Azure / azure-sqldb-spark

This project provides a client library that allows Azure SQL DB or SQL Server to act as an input source or output sink for Spark jobs.
MIT License
76 stars 52 forks source link

Table is not responding in bulkCopyToSqlDB #59

Closed demoV closed 4 years ago

demoV commented 4 years ago

Hi,

We are processing ~400M records. when we are trying to bulk insert records the Spark job is failing with query time out. And also the table (Destination to insert) is not responding for some time.

our config is

{ "url": "<URL>", "databaseName": "<DB_NAME>", "dbTable": "<DB_TABLE>" "bulkCopyBatchSize": 100000, "bulkCopyTimeOut": 600, "bulkCopyTableLock": "true", "driver": "com.microsoft.sqlserver.jdbc.SQLServerDriver" } We have tried with more than 1000 partitions as well.

Please help to tackle this issue.

MironAtHome commented 4 years ago

Have you tried to explore what exactly causes timeout? Is it possible table was in use and query, as per above, could not secure possession of exclusive lock on underlying table?
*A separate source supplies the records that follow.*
template <int MODE, bool FLAT>
__global__ void __launch_bounds__(MAIN_THREADS, MAIN_WAVES / 4) k_main(MainArgs a) {
    extern __shared__ __attribute__((aligned(16))) unsigned char smem[];
    lds_frag_t lw = (lds_frag_t)smem;
    lds_f32_t lc = (lds_f32_t)(smem + FRAG_END * 16);

    {
        constexpr int lo = (MODE == MODE_FIRST) ? FRAG_WV : 0;
        constexpr int hi = (MODE == MODE_LAST) ? FRAG_WV : FRAG_END;
        static_assert(lo % 64 == 0 && hi % 64 == 0 && FRAG_END % 64 == 0, "the image is copied in whole waves");
        const frag_t* src = a.wimg;
        const int wv = threadIdx.x >> 6, ln = threadIdx.x & 63;
        const float cv = a.consts[min((int)threadIdx.x, CONST_LEN - 1)];
#pragma unroll
        for (int k = 0; k < (hi - lo + MAIN_THREADS - 1) / MAIN_THREADS; ++k) {
            const int f0 = lo + k * MAIN_THREADS + wv * 64;
            if (f0 < hi) __builtin_amdgcn_global_load_lds(src + f0 + ln, smem + (size_t)f0 * 16, 16, 0, 0);
        }
        static_assert(CONST_LEN <= MAIN_THREADS, "one constant per thread");
        if (threadIdx.x < CONST_LEN) reinterpret_cast<float*>(smem + FRAG_END * 16)[threadIdx.x] = cv;
        asm volatile("s_waitcnt vmcnt(0)" ::: "memory");
    }
    __syncthreads();

    const int lane = threadIdx.x & 63;
    const int wave = __builtin_amdgcn_readfirstlane(threadIdx.x >> 6);
    const int t = lane & 31;
    const int h = lane >> 5;
    const int ntiles = (a.Lloc + 31) >> 5;
    const int ntasks = a.B * a.nt_aln;
    if (wave >= MAIN_WAVES / 2) __builtin_amdgcn_s_setprio(1);
    unsigned long long tacc[6] = {0, 0, 0, 0, 0, 0}, tprev = 0;
#define PF_TICK(k) do { if (a.prof) { const unsigned long long tn_ = __builtin_amdgcn_s_memtime(); tacc[k] += tn_ - tprev; tprev = tn_; } } while (0)
    if (a.prof) tprev = __builtin_amdgcn_s_memtime();
    lds_frag_t w1p = lw + FRAG_W1 + lane;
    lds_frag_t w2p = lw + FRAG_W2 + lane;
    lds_frag_t wop = lw + FRAG_WO + lane;
    lds_frag_t qkp = lw + FRAG_QK + h * 8 + (t & 7);
    lds_f32_t lch = lc + 4 * h;
    PF_OPAQUE(wop); PF_OPAQUE(qkp); PF_OPAQUE(lch);
    lds_frag_t wvp = wop + (FRAG_WV - FRAG_WO);

    {
        const int nwaves = gridDim.x * MAIN_WAVES;
#ifndef PF_RUN_MAX
#define PF_RUN_MAX 8
#endif
        const int run = max(1, min(PF_RUN_MAX, ntasks / (nwaves * 8)));
        int run0 = (blockIdx.x * MAIN_WAVES + wave) * run;
        const int task0 = run0, task1 = ntasks;
        TilePos cur = tile_pos<FLAT>(a, min(task0, ntasks - 1), ntiles);
        int frag_row = -1;
        frag_t mfr[4];
        f32x4 rqv = {0.f, 0.f, 0.f, 0.f};
        f32x4 px[8], pctx[8], pqr, pqc;
        int pri = 0, prj = 0;
        auto prefetch = [&](const TilePos& np) {
            const LanePos nl = lane_pos<FLAT>(a, np, t);
            const int ll = nl.l, pb = np.b;
            const size_t tk = nl.tok0 + nl.toff;
            if (MODE == MODE_MID0) {
                const uint8_t* ib = a.idx + (size_t)pb * a.N * a.Lloc + ll;
                const int pp = np.r0 + (nl.in_r1 ? 1 : 0);
                pri = residue(ib[(size_t)a.pair_i[pp] * a.Lloc]);
                prj = residue(ib[(size_t)a.pair_j[pp] * a.Lloc]);
            } else {
                const f32x4* xp = reinterpret_cast<const f32x4*>(a.x + tk * 64 + 4 * h);
#pragma unroll
                for (int g = 0; g < 8; ++g) px[g] = xp[2 * g];
            }
            pqr = *reinterpret_cast<const f32x4*>(a.qrow + tk * 4);
            pqc = *reinterpret_cast<const f32x4*>(a.qcol + tk * 4);
            if (MODE != MODE_FIRST) {
                int hq = h;
// ... 2 lines not shown
#pragma unroll
                for (int g = 0; g < 8; ++g) pctx[g] = cp[2 * g];
            }
        };
        if (MODE != MODE_FIRST && task0 < task1) prefetch(cur);

        for (int task = task0; task < task1;) {
            const int b = cur.b;
            const int row = b * a.P + cur.r0;
            int ntask = task + 1;
            TilePos nxt = tile_next<FLAT>(a, cur);
            if (ntask == run0 + run) {
                run0 += nwaves * run;
                ntask = run0;
                if (ntask < task1) nxt = tile_pos<FLAT>(a, ntask, ntiles);
            }
            const LanePos lp = lane_pos<FLAT>(a, cur, t);
            const bool straddle = lp.wrap < 32;
            int ai = 0, aj = 0;
            if (MODE == MODE_FIRST) { const int pp = cur.r0 + (lp.in_r1 ? 1 : 0); ai = a.pair_i[pp]; aj = a.pair_j[pp]; }
            auto load_mfr = [&](int r) {
                const frag_t* mf = a.mfrag + (size_t)r * 128 + t;
#pragma unroll
                for (int q = 0; q < 4; ++q) mfr[q] = mf[q * 32];
                typedef const f32x4 __attribute__((address_space(4)))* const_f32x4_t;
                rqv = *(const_f32x4_t)(unsigned long long)(a.rq + (size_t)__builtin_amdgcn_readfirstlane(r) * 4);
                frag_row = r;
            };
            if (MODE != MODE_FIRST && row != frag_row) load_mfr(row);
            const bool valid = lp.valid;
            const int lc_ = lp.l;
            const size_t tok = lp.tok0 + lp.toff;
            float x[32];

            if (MODE == MODE_FIRST) {
                const int ri = residue(a.idx[((size_t)b * a.N + ai) * a.Lloc + lc_]);
                const int rj = residue(a.idx[((size_t)b * a.N + aj) * a.Lloc + lc_]);
                const f32x4* ti = reinterpret_cast<const f32x4*>(a.table + ri * 64 + 4 * h);
                const f32x4* tj = reinterpret_cast<const f32x4*>(a.table + rj * 64 + 4 * h);
#pragma unroll
                for (int g = 0; g < 8; ++g) {
                    f32x4 u = ti[2 * g], w = tj[2 * g];
#pragma unroll
                    for (int i = 0; i < 4; ++i) x[4 * g + i] = u[i] + w[i];
                }
            } else {
                if (MODE == MODE_MID0) {
                    const f32x4* ti = reinterpret_cast<const f32x4*>(a.table + pri * 64 + 4 * h);
                    const f32x4* tj = reinterpret_cast<const f32x4*>(a.table + prj * 64 + 4 * h);
#pragma unroll
                    for (int g = 0; g < 8; ++g) {
                        const f32x4 u = ti[2 * g], w = tj[2 * g];
#pragma unroll
                        for (int i = 0; i < 4; ++i) x[4 * g + i] = u[i] + w[i];
                    }
                } else {
#pragma unroll
                    for (int g = 0; g < 8; ++g)
#pragma unroll
                        for (int i = 0; i < 4; ++i) x[4 * g + i] = px[g][i];
                }
                PF_TICK(0);
                if (!(a.ablate & 8)) {
                    f32x16 ya[2];
#pragma unroll
                    for (int j = 0; j < 32; ++j) ya[j >> 4][j & 15] = x[j];
// ... 12 lines not shown
                        };
                        mix(h == 0 && !lp.in_r1);
                        if (straddle) {
                            load_mfr(row + 1);
                            mix(h == 0 && lp.in_r1);
                        }
                    }
                    {
                        const f32x4 qc = pqc * COLAPPLY_B_SCALE;
                        float o[32];
#pragma unroll
                        for (int g = 0; g < 8; ++g) {
                            const f32x4 u = pctx[g];
#pragma unroll
                            for (int i = 0; i < 4; ++i) o[4 * g + i] = u[i] * qc[g >> 1];
                        }
#pragma unroll
                        for (int s = 0; s < 4; ++s) {
                            frag_t ob_hi, ob_lo;
                            split8(&o[8 * s], ob_hi, ob_lo);
#pragma unroll
                            for (int To = 0; To < 2; ++To) {
                                lds_frag_t f = wop + ((To * 4 + s) * 2) * 64;
                                const frag_t a_hi = f[0], a_lo = f[64];
                                mfma3(ya[To], a_hi, a_lo, ob_hi, ob_lo, To == 1);
                            }
                        }
                    }
#pragma unroll
                    for (int j = 0; j < 32; ++j) x[j] = ya[j >> 4][j & 15];
                }

                PF_TICK(1);
                if (!(a.ablate & 16)) {
                    frag_t xb_hi[4], xb_lo[4];
                    {
                        float xn[32];
                        ln_pair(x, xn);
#pragma unroll
                        for (int s = 0; s < 4; ++s) split8(&xn[8 * s], xb_hi[s], xb_lo[s]);
                    }
                    f32x16 oa[2];
                    load_acc_bias(oa[0], lch + CONST_B2);
                    load_acc_bias(oa[1], lch + CONST_B2 + 32);
#pragma unroll
                    for (int j = 0; j < 32; ++j) oa[j >> 4][j & 15] += x[j];
                    if (ntask < task1) prefetch(nxt);
                    PF_TICK(2);
#pragma unroll 1
                    for (int T = 0; T < 8; ++T) {
                        f32x16 ha;
                        lds_frag_t f1 = w1p + T * 512;
                        lds_frag_t f2 = w2p + T * 256;
                        lds_f32_t bp = lch + CONST_B1 + 32 * T;
                        PF_OPAQUE(f1); PF_OPAQUE(f2); PF_OPAQUE(bp);
                        load_acc_bias(ha, bp);
                        frag_t fh = f1[0], fl = f1[64];
#pragma unroll
                        for (int s = 0; s < 4; ++s) {
                            frag_t nh, nl;
                            if (s < 3) { nh = f1[(s + 1) * 128]; nl = f1[(s + 1) * 128 + 64]; }
                            else { nh = f2[0]; nl = f2[64]; }
                            mfma3(ha, fh, fl, xb_hi[s], xb_lo[s]);
                            fh = nh; fl = nl;
                        }
                        frag_t g_hi[2], g_lo[2];
                        gelu_split8(ha, 0, g_hi[0], g_lo[0]);
                        gelu_split8(ha, 8, g_hi[1], g_lo[1]);
#pragma unroll
                        for (int st = 0; st < 4; ++st) {
                            const int u = st >> 1, To = st & 1;
                            frag_t nh = fh, nl = fl;
                            if (st < 3) {
                                const int nu = (st + 1) >> 1, nTo = (st + 1) & 1;
                                nh = f2[(nTo * 32 + nu * 2) * 64];
                                nl = f2[(nTo * 32 + nu * 2) * 64 + 64];
                            }
                            mfma3(oa[To], fh, fl, g_hi[u], g_lo[u], To == 1);
                            fh = nh; fl = nl;
                        }
                    }
                    PF_TICK(3);
#pragma unroll
                    for (int j = 0; j < 32; ++j) x[j] = oa[j >> 4][j & 15];
                }
            }

            if (MODE != MODE_LAST && !(a.ablate & 4)) {
                frag_t wl[8];
#pragma unroll
                for (int i = WVLO_LDS; i < 8; ++i) wl[i] = a.wv_lo[i * 64 + lane];
                __builtin_amdgcn_sched_barrier(0);
                {
                    const size_t stok = valid ? tok : a.trash_tok + t;
                    f32x4* xo = reinterpret_cast<f32x4*>(a.x + stok * 64 + 4 * h);
#pragma unroll
                    for (int g = 0; g < 8; ++g) {
                        f32x4 u = {x[4 * g], x[4 * g + 1], x[4 * g + 2], x[4 * g + 3]};
                        xo[2 * g] = u;
                    }
                }
                if (a.ablate & 32) { cur = nxt; task = ntask; continue; }
                f32x16 va[3];
                {
                    float xn[32];
                    ln_pair(x, xn);
                    frag_t xb_hi[4], xb_lo[4];
#pragma unroll
                    for (int s = 0; s < 4; ++s) split8(&xn[8 * s], xb_hi[s], xb_lo[s]);
#pragma unroll
                    for (int s = 0; s < 4; ++s) {
                        const frag_t q_hi = qkp[(s * 2) * 16], q_lo = qkp[(s * 2 + 1) * 16];
                        if (s == 0) mfma3_zero(va[2], q_hi, q_lo, xb_hi[s], xb_lo[s]);
                        else mfma3(va[2], q_hi, q_lo, xb_hi[s], xb_lo[s]);
                    }
#pragma unroll
                    for (int s = 0; s < 4; ++s)
#pragma unroll
                        for (int T = 0; T < 2; ++T) {
                            const frag_t f_hi = wvp[(T * 4 + s) * 64];
                            const frag_t f_lo = T * 4 + s < WVLO_LDS ? wvp[(FRAG_WVLO - FRAG_WV) + (T * 4 + s) * 64] : wl[T * 4 + s];
// ... 10 lines not shown
                for (int i = 0; i < 4; ++i) ot[i] = pair_other(qk[i], h);
                float qn[4], kn[4];
#pragma unroll
                for (int i = 0; i < 4; ++i) {
                    qn[i] = h ? ot[i] : qk[i];
                    kn[i] = h ? qk[i] : ot[i];
                }
                {
                    const size_t stok = valid ? tok : a.trash_tok + t;
                    f32x4 qs = {qn[0], qn[1], qn[2], qn[3]};
                    *reinterpret_cast<f32x4*>(a.qrow + stok * 4) = qs;
                }
                const long slot0 = (long)b * a.slots_aln + cur.kt + (FLAT ? cur.r0 : 0);
                for (int part = 0; part < (straddle ? 2 : 1); ++part) {
                    float* sp = a.spart + (size_t)(slot0 + part) * SROW;
                    const float vm = (valid && lp.in_r1 == (part == 1)) ? 1.f : 0.f;
                    float km[4];
#pragma unroll
                    for (int i = 0; i < 4; ++i) km[i] = kn[i] * vm;
                    {
                        float qk8[8];
#pragma unroll
                        for (int i = 0; i < 4; ++i) { qk8[i] = vm * qn[i]; qk8[4 + i] = km[i]; }
                        const float sqk = treduce8(qk8, t);
                        if (lane < 8) sp[64 + lane] = sqk;
                    }
                    {
                        float kv[32];
#pragma unroll
                        for (int j = 0; j < 32; ++j) kv[j] = km[j >> 3] * va[j >> 4][j & 15];
                        sp[kmap(t, h)] = treduce32(kv, t);
                    }
                }
            } else if (MODE == MODE_LAST) {
                float z = 0.f;
#pragma unroll
                for (int g = 0; g < 8; ++g) {
                    const f32x4 w4 = *(lds_f32x4_t)(lch + CONST_HW + 8 * g);
#pragma unroll
                    for (int i = 0; i < 4; ++i) z = fmaf(w4[i], x[4 * g + i], z);
                }
                z = pair_sum(z) + lc[CONST_HB];
                const float spz = softplus20(z);
                const long slot0 = (long)b * a.slots_aln + cur.kt + (FLAT ? cur.r0 : 0);
                for (int part = 0; part < (straddle ? 2 : 1); ++part) {
                    const float so = half32_sum((valid && lp.in_r1 == (part == 1)) ? spz : 0.f);
                    if (lane == 0) a.outpart[slot0 + part] = so;
                }
                if (a.store_x_last && valid) {
                    f32x4* xo = reinterpret_cast<f32x4*>(a.x + tok * 64 + 4 * h);
#pragma unroll
                    for (int g = 0; g < 8; ++g) {
                        f32x4 u = {x[4 * g], x[4 * g + 1], x[4 * g + 2], x[4 * g + 3]};
                        xo[2 * g] = u;
                    }
                }
            }
            PF_TICK(4);
            cur = nxt;
            task = ntask;
        }
    }
    if (a.prof && __builtin_amdgcn_mbcnt_hi(~0u, __builtin_amdgcn_mbcnt_lo(~0u, 0u)) == 0) {
#pragma unroll
        for (int k = 0; k < 6; ++k) atomicAdd(a.prof + k, tacc[k]);
    }
#undef PF_TICK
}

Regarding "the table (Destination to insert) is not responding for some time." that would probably be expected, since you are using table lock. If you need to load data and use table simultaneously I recommend removing option "bulkCopyTableLock": "true" and reducing size of batch. This will lengthen loading time, but will be more friendly to what you are trying to achieve. If your requirements more stringent, please consider partitioning table loaded from Spark.

ghost commented 4 years ago

Does your destination table have indexes? I had performance issue for large tables with indexes.

Droping indexes before bulk insert and re-creating indexes at the end helped me improve performance significantly. I was able to bulk insert 180 million records within 23 mins to a heap. Azure SQL elastic pool with general purpose 8 v cores and cluster with 8 work nodes of DS12v2

Link below would be useful: https://techcommunity.microsoft.com/t5/datacat/turbo-boost-data-loads-from-spark-using-sql-spark-connector/ba-p/305523#

arvindshmicrosoft commented 4 years ago

@demoV as your question is quite environment-specific it is difficult to give prescriptive guidance. The general tips I would mention are:

Please let me know if there are any other questions, else I would like to close this thread by July 3, 2020.

arvindshmicrosoft commented 4 years ago

Closing per previous comment and subsequent inactivity.